Allowing Birds On Your Shoulder — OK or Not?

September 22, 2008

If you do research on whether you should allow your bird on your shoulder, you’ll find a lot of sites warning that this is a definite no-no. “Shouldering your birds leads them to think they are dominant to you.” “Allowing birds on your shoulder can cause you to lose an eye.” Etc.

African Grey

Gabriel, African Grey. Photo by: halle

While absolute rules are easy to understand and pass along, the question of whether to allow your parrot on your shoulder is not as black-or-white as some other parrot-related advice. The messy truth is that whether your bird can safely be on your shoulder depends entirely on your bird.

Reasons why shouldering your bird could potentially be dangerous:

  • You can’t see your parrot’s body language. While you might know his moods really, well, it’s hard to act appropriately if you can’t see his body language. (Learn to read your bird’s body language, training media by Barbara Heidenreich: Volume 1, Issues 1-4; Volume 2, Issues 1-4)
  • Your bird is very close to your face. Any small aggression on the bird’s part carries with it a small chance of disproportionately serious injury. While the odds may be small, that risk may not be worth taking.

Misconceptions about why you shouldn’t let your bird on your shoulder:

  • Birds who are placed in a higher position than you, think they are dominant to you. Dominance theory is based on observed canine behavior. Parrots in the wild don’t follow a social hierarchy based on dominance. Parrots prefer higher places because that’s where they feel safer, not because they want to assert status.
  • Birds who are on your shoulder will bite you. I don’t think shouldered birds are any more likely to bite; the problem is that you can’t react and effectively avoid the bite if you can’t see the warning signs. (Learn to read your bird’s body language: Volume 1, Issues 1-4; Volume 2, Issues 1-4)

If you have an bitey, unpredictable bird, don’t let him on your shoulder. Not because he might start thinking he’s higher than you in the social pecking order, but because you might get hurt. It’s really just that straight forward.


Cooper, Rainbow Lorikeet. Photo by: nettsu

Here’s a funny irony: I allow Stewie, the more aggressive and bitey of my two birds on my shoulder all the time. He’ll bite me, sometimes pretty hard, if he’s unhappy or he thinks I’m trying to coerce him into doing something he doesn’t want to do (e.g., I’m trying to pick him up to put him back in his cage). But when he’s on my shoulder, he’s a content little conure. If I turn my face, he’ll oh-so-gently and deliberately groom my eyebrows. He’s at his gentlest when he’s preening my face.

On the other hand, I prefer that Mika not be on my shoulder too much.
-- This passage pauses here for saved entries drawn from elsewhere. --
# jagannatharjun/AntiZ

Hardware: AMD Instinct MI355X
Metric: input MB/s precompressed (1 GB synthetic, 100k streams) at 1/2/4/8 MI355X (higher is better)
Workload: dtype u8

## Files before the change

antiz_amd/csrc/atz_device.h:

```cpp
#pragma once
#include <stdint.h>

#ifndef ATZ_INF_CLOCKS
#define ATZ_INF_CLOCKS 0
#endif

namespace atz {

struct InfJob {
  uint64_t in_off;
  uint64_t in_len;
  uint64_t out_off;
  uint64_t out_cap;
};
static constexpr uint64_t NO_OUT = ~0ull;
static constexpr uint64_t ARENA_OUT = ~1ull;
static constexpr uint64_t ARENA_NONE = ~0ull;

enum : uint32_t { INF_END = 0, INF_ERROR = 1, INF_NEED = 2, INF_RETRY = 3 };

static constexpr uint32_t INF_HINT_NOSHORT = 1u << 31;
static constexpr uint32_t INF_HINT_MLEV_SHIFT = 27;

struct InfRes {
// ... 81 lines not shown
  TR_FULL = 0,
  TR_SHORTCUT = 1,
  TR_SIZEDIFF = 2,
  TR_CANT_BEAT = 3,
  TR_OVERFLOW = 4,
  TR_NEED_R = 5,
  TR_SKIPPED = 6,
};

struct SweepOpts {
  uint64_t recomp_tresh, sizediff_tresh, shortcut_len, mismatch_tol;
};

__device__ __forceinline__ uint32_t wave_incl_scan(uint32_t v) {
  int x = (int)v;
  x += __builtin_amdgcn_update_dpp(0, x, 0x111, 0xf, 0xf, false);
  x += __builtin_amdgcn_update_dpp(0, x, 0x112, 0xf, 0xf, false);
  x += __builtin_amdgcn_update_dpp(0, x, 0x114, 0xf, 0xf, false);
  x += __builtin_amdgcn_update_dpp(0, x, 0x118, 0xf, 0xf, false);
  x += __builtin_amdgcn_update_dpp(0, x, 0x142, 0xa, 0xf, false);
  x += __builtin_amdgcn_update_dpp(0, x, 0x143, 0xc, 0xf, false);
  return (uint32_t)x;
}

}
```

antiz_amd/csrc/k_deflate.hip:

```cpp
#include <hip/hip_runtime.h>
#include "atz_device.h"

#define LDS __attribute__((address_space(3)))
#define CONSTANT __attribute__((address_space(4)))
#define GLOBAL __attribute__((address_space(1)))

#ifndef ATZ_VISITED_CHECK
#define ATZ_VISITED_CHECK 1
#endif
#ifndef ATZ_VISITED_MAX
#define ATZ_VISITED_MAX 8
#endif
#ifndef ATZ_NOSLIDE_PATH
#define ATZ_NOSLIDE_PATH 1
#endif
#ifndef ATZ_STEP_SPLIT
#define ATZ_STEP_SPLIT 0
#endif
#ifndef ATZ_STEP_CLOCKS
#define ATZ_STEP_CLOCKS 0
#endif
#if ATZ_STEP_CLOCKS
#define STEP_CLOCK() clock64()
#else
// ... 712 lines not shown
  uint32_t heap[HEAPN + 1];
  uint16_t bl_count[16];
  uint32_t blc32[16];
};

struct TreeScratch {
  uint16_t anc[2][HEAPN];
  uint8_t dep[2][HEAPN];
  uint16_t freq[NLC];
};

struct BitOut {
  GLOBAL uint8_t* out;
  uint64_t cap;
  uint64_t pos;
  uint64_t bb;
  uint32_t bc;
  uint32_t raw;
  const GLOBAL uint8_t* orig;
  uint64_t clen;
  uint64_t shortcut;
  uint64_t eq_all;
  uint64_t eq_sc;
  int overflow;
  uint64_t cyc_tree, cyc_emit, blocks;
  uint64_t cyc_heap, cyc_scan, cyc_send;
};

static constexpr uint32_t STAGE_WORDS = 196;
struct BlockFreq {
  uint32_t lfreq2[(NLC + 1) / 2];
  uint32_t dfreq2[NDC / 2];
};
struct TreeCodes {
  uint16_t lcode[NLC]; uint8_t llen[NLC + 2];
  uint16_t dcode[NDC]; uint8_t dlen[NDC + 2];
  uint16_t bcode[NBLC]; uint8_t blen[NBLC + 2];
  uint32_t bfreq[NBLC];
  TreeWork w;
};
struct TrialShared {
  BitOut b;
  BlockFreq f;
  TreeCodes k;
  uint64_t stop_at;
  uint32_t stop_j, pad_;
};

template <uint32_t INS>
struct TrialSharedFast {
  static constexpr uint32_t INS_BITS = INS;
  TrialShared t;
  uint64_t ring[512];
  uint32_t ins[INS / 32];
  uint32_t holes[HOLE_SLOTS];
};

static constexpr uint32_t RING_SLOW = 512;
struct TrialSharedSlow {
  TrialShared t;
  uint64_t ring[RING_SLOW];
};
static_assert(sizeof(TreeScratch) <= RING_SLOW * sizeof(uint64_t), "tree scratch overlays the ring");
static_assert(offsetof(BitOut, cyc_scan) == offsetof(BitOut, cyc_heap) + 8, "block_trees' cyc[0], cyc[1]");
static_assert(STAGE_WORDS * 4 <= RING_SLOW * sizeof(uint64_t), "emission staging overlays the ring");

#ifndef ATZ_MW_F
#define ATZ_MW_F 3
#endif
static constexpr int MW_F = ATZ_MW_F;
struct MWSlot {
  BlockFreq f;
  int64_t block_start;
  uint64_t p, S;
  uint32_t last_lit, sbase, last, seq;
};
struct MWFlusher {
  TreeCodes k;
  TreeScratch sc;
  uint64_t cyc_tree, cyc_emit;
  uint64_t cyc_heap, cyc_scan;
};
static_assert(offsetof(MWFlusher, cyc_scan) == offsetof(MWFlusher, cyc_heap) + 8, "block_trees' cyc[0], cyc[1]");
struct MWCtl {
  uint32_t next_emit;
  uint32_t stop;
  uint32_t parse_done, nblocks;
  uint32_t state, hazard;
// ... 24 lines not shown
__device__ __forceinline__ uint32_t ld_acq(const LDS uint32_t& x) {
  return uni(__hip_atomic_load(&x, __ATOMIC_ACQUIRE, __HIP_MEMORY_SCOPE_WORKGROUP));
}
__device__ __forceinline__ void st_rel(LDS uint32_t& x, uint32_t v, int lane) {
  if (lane == 0) __hip_atomic_store(&x, v, __ATOMIC_RELEASE, __HIP_MEMORY_SCOPE_WORKGROUP);
}

struct SweepArgs {
  const uint8_t* file;
  const uint8_t* infl;
  const uint32_t* chains;
  const uint2* R;
  const StreamDev* streams;
  const Trial* trials;
  TrialRes* res;
  uint32_t* stopj;
  uint8_t* out;
  uint32_t* syms;
  const uint32_t* adler;
  SweepOpts o;
  uint32_t ntrials;
};

__device__ inline uint64_t wsum64(uint64_t v) {
  for (int d = 32; d >= 1; d >>= 1) {
    uint32_t lo = __shfl_xor((uint32_t)v, d, 64), hi = __shfl_xor((uint32_t)(v >> 32), d, 64);
    v += ((uint64_t)hi << 32) | lo;
  }
  return v;
}

__device__ inline void emit_bytes_from_stage(LDS BitOut& b, const LDS uint32_t* stage, uint32_t nb, int lane) {
  uint32_t eqa = 0, eqs = 0;
  nb = uni(nb);
  const uint64_t pos = uni(b.pos), cap = uni(b.cap), clen = uni(b.clen), sc = uni(b.shortcut);
  GLOBAL uint8_t* const out = (GLOBAL uint8_t*)(uintptr_t)uni((uint64_t)(uintptr_t)b.out);
  const GLOBAL uint8_t* const orig = (const GLOBAL uint8_t*)(uintptr_t)uni((uint64_t)(uintptr_t)b.orig);
  for (uint32_t w = (uint32_t)lane; 4 * w < nb; w += 64) {
    const uint32_t word = stage[w];
#pragma unroll
    for (uint32_t j = 0; j < 4; j++) {
      const uint32_t k = 4 * w + j;
      const uint8_t x = (uint8_t)(word >> (8 * j));
      const uint64_t at = pos + k;
      if (k < nb && at < cap) out[at] = x;
      if (k < nb && at < clen) {
        const uint32_t e = orig[at] == x ? 1u : 0u;
        eqa += e;
        if (at < sc) eqs += e;
      }
    }
  }
  b.eq_all += wsum64(eqa);
  b.eq_sc += wsum64(eqs);
  if (pos + nb > cap) b.overflow = 1;
  b.pos = pos + nb;
}

__device__ inline void put_bits(LDS BitOut& b, LDS uint32_t* stage, uint32_t v, uint32_t n, int lane) {
  const uint32_t bc = uni(b.bc) + n;
  const uint64_t bb = uni(b.bb) | ((uint64_t)uni(v) << uni(b.bc));
  if (bc >= 32) {
    if (lane == 0) stage[0] = (uint32_t)bb;
    emit_bytes_from_stage(b, stage, 4, lane);
    b.bb = bb >> 32;
    b.bc = bc - 32;
  } else {
    b.bb = bb;
    b.bc = bc;
  }
}
__device__ inline void flush_bits_bytes(LDS BitOut& b, LDS uint32_t* stage, int lane) {
  const uint32_t bc = uni(b.bc), nb = bc >> 3;
  if (!nb) return;
  const uint64_t bb = uni(b.bb);
  if (lane == 0) { stage[0] = (uint32_t)bb; stage[1] = (uint32_t)(bb >> 32); }
  emit_bytes_from_stage(b, stage, nb, lane);
  b.bb = nb >= 8 ? 0 : (bb >> (8 * nb));
  b.bc = bc - 8 * nb;
}
__device__ inline void windup(LDS BitOut& b, LDS uint32_t* stage, int lane) {
  flush_bits_bytes(b, stage, lane);
  if (uni(b.bc)) {
    if (lane == 0) stage[0] = (uint32_t)b.bb;
    emit_bytes_from_stage(b, stage, 1, lane);
    b.bb = 0; b.bc = 0;
  }
}

__device__ __forceinline__ uint32_t tkey(uint32_t f, uint32_t d, uint32_t n) { return (f << 15) | (d << 10) | n; }

__device__ __forceinline__ void pq_down(LDS uint32_t* heap, int heap_len, int k, int lane) {
  const uint32_t v = uni(heap[k]);
  const uint32_t vk = v >> 10;
  const int t_l = 31 - __builtin_clz((uint32_t)lane + 2u);
  const int off_l = lane + 2 - (1 << t_l);
  for (;;) {
    if (2 * k > heap_len) break;
    const int idx = (k << t_l) + off_l;
    const uint32_t g = (t_l <= 5 && idx <= heap_len) ? heap[idx] : 0xffffffffu;
    int p = k;
    bool stop = false;
    int lj = 0;
#pragma unroll
    for (int t = 1; t <= 5; t++) {
      const uint32_t hl = (uint32_t)__builtin_amdgcn_readlane((int)g, lj);
      const uint32_t hr = (uint32_t)__builtin_amdgcn_readlane((int)g, lj + 1);
      const uint32_t c = (hr >> 10) <= (hl >> 10) ? 1u : 0u;
      const uint32_t hj = c ? hr : hl;
// ... 156 lines not shown
  if (overflow) {
    auto bl = [&](int b) -> uint32_t { return (uint32_t)__builtin_amdgcn_readlane((int)blc, b); };
    auto blset = [&](int b, uint32_t v) { blc = lane == b ? v : blc; };
    do {
      int bits = max_length - 1;
      while (bl(bits) == 0) bits--;
      blset(bits, bl(bits) - 1);
      blset(bits + 1, bl(bits + 1) + 2);
      blset(max_length, bl(max_length) - 1);
      overflow -= 2;
    } while (overflow > 0);
    int h = HEAPN;
    for (int bits = max_length; bits != 0; bits--) {
      uint32_t cnt = bl(bits);
      while (cnt != 0) {
        const uint32_t m = uni(heap[--h]);
        if ((int)m > max_code) continue;
        if (lane == 0) lenv[m] = (uint8_t)bits;
        cnt--;
      }
    }
  }
  if (lane < 16) w.bl_count[lane] = (uint16_t)blc;
  uint64_t o = 0, st = 0;
  for (int n = lane; n < elems && n <= max_code; n += 64) {
    const uint32_t f = sc.freq[n];
    if (f) {
      const uint32_t l = lenv[n];
      const uint32_t xb = (xbits && n >= xbase) ? xbits[n - xbase] : 0u;
      o += (uint64_t)f * (l + xb);
      if (stlen) st += (uint64_t)f * (stlen[n] + xb);
    }
  }
  opt_len += wsum64(o);
  if (stlen) static_len += wsum64(st);
  return TreeRes{max_code, opt_len, static_len};
}

__device__ __noinline__ void gen_codes(const LDS TreeWork& w, int max_code, LDS uint16_t* codes, LDS uint8_t* lens,
                                       int lane) {
  max_code = (int)uni((uint32_t)max_code);
  const bool lb = lane >= 1 && lane <= 15;
  const uint32_t bc = lb ? (uint32_t)w.bl_count[lane] : 0u;
  const uint32_t wv = bc << ((15 - lane) & 15);
  uint32_t nc = lb ? (wave_incl_scan(wv) - wv) >> (15 - lane) : 0u;
  const uint64_t lt = lane ? (~0ull >> (64 - lane)) : 0ull;
  const uint64_t present = __ballot(bc != 0);
  for (int g = 0; g <= max_code; g += 64) {
    const int n = g + lane;
    const uint32_t l = n <= max_code ? lens[n] : 0u;
    uint32_t mine = 0;
    for (uint64_t pm = present; pm; pm &= pm - 1) {
      const int b = __ffsll((unsigned long long)pm) - 1;
      const uint64_t m = __ballot(l == (uint32_t)b);
      if (!m) continue;
      const uint32_t base = (uint32_t)__builtin_amdgcn_readlane((int)nc, b);
      if (l == (uint32_t)b) mine = base + (uint32_t)__popcll(m & lt);
      if (lane == b) nc += (uint32_t)__popcll(m);
// ... 1 lines not shown
    if (n <= max_code && l) codes[n] = (uint16_t)(__builtin_bitreverse32(mine) >> (32 - l));
  }
}

__device__ __forceinline__ uint32_t len_code(uint32_t len) {
  if (len < 8) return len;
  if (len == 255) return 28;
  const uint32_t lg = 31u - (uint32_t)__clz(len);
  return 4u * (lg - 1u) + ((len >> (lg - 2u)) & 3u);
}
__device__ __forceinline__ uint32_t dist_code(uint32_t d) {
  if (d < 4) return d;
  const uint32_t lg = 31u - (uint32_t)__clz(d);
  return 2u * lg + ((d >> (lg - 1u)) & 1u);
}
__device__ __forceinline__ uint32_t lcode_extra(uint32_t c) { return (c < 8 || c == 28) ? 0u : (c - 4) >> 2; }
__device__ __forceinline__ uint32_t lcode_base(uint32_t c) {
  return c < 8 ? c : c == 28 ? 255u : ((4 + (c & 3)) << lcode_extra(c));
}
__device__ __forceinline__ uint32_t dcode_extra(uint32_t d) { return d < 2 ? 0u : (d >> 1) - 1; }
__device__ __forceinline__ uint32_t dcode_base(uint32_t d) { return d < 2 ? d : ((2 + (d & 1)) << dcode_extra(d)); }


__device__ inline uint32_t early_exit(const LDS BitOut& b, const SweepOpts& o, uint64_t best_ident, bool full_needed) {
  if (uni((uint32_t)b.overflow)) return TR_OVERFLOW;
  if (full_needed) return ~0u;
  const uint64_t pos = uni(b.pos), clen = uni(b.clen), sc = uni(b.shortcut);
  if (sc) {
    uint64_t seen = pos < sc ? pos : sc;
    uint64_t mism = seen - uni(b.eq_sc);
    uint64_t thr = o.shortcut_len - o.recomp_tresh;
    if (thr > sc || mism > sc - thr) return TR_SHORTCUT;
  }
  if (pos > clen + o.sizediff_tresh) return TR_SIZEDIFF;
  uint64_t seen = pos < clen ? pos : clen;
  if (clen - (seen - uni(b.eq_all)) <= best_ident) return TR_CANT_BEAT;
  return ~0u;
}

static constexpr uint32_t SYM_PER_LANE = 2;
template <typename C16, typename C8>
__device__ __forceinline__ void sym_bits(uint32_t sy, bool valid, bool end, C16 lc, C8 ll, C16 dc, C8 dl,
                                         uint64_t& v, uint32_t& nb) {
  v = 0; nb = 0;
  if (valid) {
    uint32_t dist = sy >> 8;
    const uint32_t c = sy & 0xff;
    if (dist == 0) {
      v = lc[c]; nb = ll[c];
    } else {
      const uint32_t code = len_code(c);
      v = lc[code + 257]; nb = ll[code + 257];
      const uint32_t xe = lcode_extra(code);
      if (xe) { v |= (uint64_t)(c - lcode_base(code)) << nb; nb += xe; }
      dist--;
      const uint32_t dcd = dist_code(dist);
      v |= (uint64_t)dc[dcd] << nb; nb += dl[dcd];
      const uint32_t xd = dcode_extra(dcd);
      if (xd) { v |= (uint64_t)(dist - dcode_base(dcd)) << nb; nb += xd; }
    }
  } else if (end) {
    v = lc[256]; nb = ll[256];
  }
// ... 67 lines not shown
            if (first) { v64 = cv; nb = cl; }
            v64 |= (uint64_t)s.bcode[16] << nb; nb += s.blen[16];
            v64 |= (uint64_t)(cnt - (first ? 1 : 0) - 3) << nb; nb += 2;
          } else if (cnt <= 10) {
            v64 = s.bcode[17]; nb = s.blen[17];
            v64 |= (uint64_t)(cnt - 3) << nb; nb += 3;
          } else {
            v64 = s.bcode[18]; nb = s.blen[18];
            v64 |= (uint64_t)(cnt - 11) << nb; nb += 7;
          }
        }
      }
    }
    if (send) {
      const uint32_t incl = wave_incl_scan(nb);
      stage_or(stage, off + incl - nb, v64, nb);
      off += (uint32_t)__builtin_amdgcn_readlane((int)incl, 63);
    }
  }
  return off;
}
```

While she’s a sweet and gentle soul, she’s also a little unpredictable and clumsy. She (almost) never bites, but she also doesn’t have separate settings for gentle and aggressive. She only has one setting which falls somewhere in between.

If she’s “biting” me, she beaks me aggressively. When she’s preening me, she preens me aggressively. All contact seems to be at the same level, not quite hard enough to be hard, but not quite gentle enough to be delicate either. She’s also very clumsy – which means that her idea of “preening” my face means falling forward into my face and pinching my eyelids. Yikes!


Boid, Moluccan Cockatoo. Photo by: sparktography

Last, but not least, Mika is a profuse pooper. My god can this girl poop. Stewie tends to poop in certainly places — not necessarily places I want him to poop, mind you, but he does seem to have his own rules about places he finds acceptable. As a consequence, he rarely poops when perched on my shoulder. Mika, on the other hand, poops whenever, wherever and as often is most inconvenient.

Thus, reason #3 not to let your bird on your shoulder: bird crap all over the back of your clothes.


  1. Great site and good advice,make sure you know your bird well. Parrots are great pets and I enjoy learning more about them.

  2. Thanks for the use of the photo in your blog. For the record, the African Grey did no harm to me other than a few scratches. He sensed right away that I’m not much of a ‘bird person’.

  3. I forgot to mention that Gabriel didn’t deposit a load on my back or shoulder either; he saved the gooey mess for his owner Rob’s shoulder.

  4. I let Threio on my shoulder all the time. Loves to preen my beard and nibble on my ear. Gets a little aggressive with my moustache, a few “blows” to the face and a stern No seems to bring order again.

  5. I have a white eye conure and she has never bitten me or became aggressive on my shoulder. I have had her for over 17 years. She is sweet and docile.

  6. This is great advise! I hope you don’t mind but I have copied your link to parrot station Facebook page because what you mentioned about the dominance related issues in regards to them being higher than you seems to be a big thing people still believe. Many thanks for this it really is great!
    Kind regards, Dee.

  7. I have just got a 3 month old pineapple conure and he likes to sit on my shoulder but he bites and sometimes draws blood so i was looking for any ideas on what to do about it,this seems a good website to find help and advice.